# Lichtfest in Leipzig



## 69pflanzenfreund69 (10. Sep. 2009)

Hi,

hier eine Info für alle die vielleicht Lust haben ein paar schöne Fotos zu schießen und meine Heimatstadt mal kennen lernen wollen.

* defekter Link entfernt *



> Mehr als 20 Künstler setzen zum Lichtfest am 9. Oktober zwischen 18 und 24 Uhr den ehemaligen Weg der Leipziger Montagsdemonstrationen mit Licht-, Video- und Audioinstallationen eindrucksvoll in Szene.


----------



## Annett (10. Sep. 2009)

*AW: Lichterfest 2009 in Leipzig*

Hallo Ralf.

Vielen Dank für den Hinweis. 
Da wir nur gelegentlich die Tageszeitung bei den Schwiegis zu lesen bekommen, wäre das vermutlich an mir vorbei gegangen.

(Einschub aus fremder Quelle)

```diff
diff --git a/m3p_amd/ops.py b/m3p_amd/ops.py
--- a/m3p_amd/ops.py
+++ b/m3p_amd/ops.py
@@ -239,6 +239,44 @@
     _prof_end(e0, ('gemm_wgrad_pair', M, Na + Nb, Ka))
 
 
+def wgrad_group_takes(dy, x, dw):
+    M, N = dy.shape
+    K = x.shape[1]
+    return (M % 64 == 0 and M >= 4096 and N % 256 == 0 and K % 256 == 0 and dy.stride(1) == 1 and x.stride(1) == 1
+            and dw.stride(-1) == 1 and dy.stride(0) % 8 == 0 and x.stride(0) % 8 == 0 and dw.stride(0) % 4 == 0
+            and dw.stride(0) >= K and dy.data_ptr() % 16 == 0 and x.data_ptr() % 16 == 0 and dw.data_ptr() % 16 == 0)
+
+
+def wgrad_group_place(tiles, workgroups):
+    n = len(tiles)
+    ti = (C.c_int * n)(*[t[0] for t in tiles])
+    tj = (C.c_int * n)(*[t[1] for t in tiles])
+    place = (C.c_uint32 * max(workgroups, 1))()
+    L.check(L.load().m3p_gemm_wgrad_group_place(ti, tj, n, workgroups, place), 'm3p_gemm_wgrad_group_place')
+    return [None if p == 0xffffffff else (p >> 16, (p >> 8) & 255, p & 255) for p in place]
+
+
+def gemm_wgrad_group(items, alpha=1.0):
+    n = len(items)
+    assert 1 <= n <= L.WGRAD_GROUP_MAX
+    M = items[0][0].shape[0]
+    arr = (L.WgradItem * n)()
+    for k, (dy, x, dw) in enumerate(items):
+        _chk_bf16(dy, x)
+        assert dw.dtype == torch.float32 and dw.stride(-1) == 1 and dy.stride(1) == 1 and x.stride(1) == 1
+        assert dy.shape[0] == M and x.shape[0] == M and dw.shape[0] >= dy.shape[1] and dw.shape[1] >= x.shape[1]
+        arr[k] = L.WgradItem(dy.data_ptr(), x.data_ptr(), dw.data_ptr(), dy.stride(0), x.stride(0), dw.stride(0),
+                             dy.shape[1], x.shape[1])
+    key = ('gemm_wgrad_group', M, sum(dy.shape[1] * x.shape[1] for dy, x, _ in items) // 256, 256)
+    e0 = _prof_begin(key)
+    rc = L.load().m3p_gemm_wgrad_group_bf16(arr, n, M, alpha, L.stream())
+    if rc == -2:
+        return False
+    L.check(rc, 'm3p_gemm_wgrad_group_bf16')
+    _prof_end(e0, key)
+    return True
+
+
 def layernorm_fwd(x, gamma, beta, rowmask=None, eps=1e-12):
     _chk_bf16(x)
     rows, d = x.shape
```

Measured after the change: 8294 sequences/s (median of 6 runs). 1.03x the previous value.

Kommst Du zufällig zu dieser Veranstaltung nach L.E.?
Ich würde gerne mit der Kamera losziehen und versuchen, das eine oder andere festzuhalten. 
Aber ob mein Männe Lust dazu hat, quer durch L.E. zu laufen.


----------



## 69pflanzenfreund69 (10. Sep. 2009)

*AW: Lichterfest 2009 in Leipzig*

Nee, leider kann ich nicht kommen da meine einzige Fahrt in diesem Jahr am 06.11. sein wird 

Hätte ich dieses Jahr nicht so viele Objektive gekauft, wäre sicher noch nen Besuch in LE drinn gewesen - gerade wo auch meine ganzen alten Freunde auf mich warten.. - mit denen wären wir dann sicher auch alle rumgezogen und hätten schöne Fotos gemacht und viel Spass gehabt.

Ich hoffe wir sehn uns irgendwann mal in LE, vielleicht kommt ja Conny oder Frank vorbei.

Dann macht auch mal schöne Fotos in der MB!


----------



## Annett (4. Okt. 2010)

*AW: Lichtfest in Leipzig am 09.10.*

Hallo.

In wenigen Tagen ist es wieder so weit!
Hier ein wirklich sehr kurzer Rückblick auf das Lichtfest 2009 (Video). Und noch ein zweites, gutes Video... auch wenn man von der "Kraft" am HBF wenig spürt.
Es war wirklich beeindruckend und soweit es unsere Arbeit irgendwie zu läßt, werde ich sicherlich wieder dabei sein, zumal es sich dieses Jahr um einen Samstag handelt.

[DLMURL="http://www.leipziger-freiheit.de/projekte/lichtfest-2010/?download=Programmheft_9_Okt_2010.pdf&did=82"]Link zum Programmheft-Download.[/DLMURL] Achtung, mehrere MB groß.

Hat noch jemand aus dem Forum vor, Leipzig am besagtem (nächsten) WE zu besuchen?
Es würde mich sehr freuen!


----------



## 69pflanzenfreund69 (4. Okt. 2010)

*AW: Lichtfest in Leipzig*

Schade, ich kann leider nicht kommen - bin erst zum Jahreswechsel wieder in LE.

Ich wünsche euch auf jeden Fall viel Spaß


----------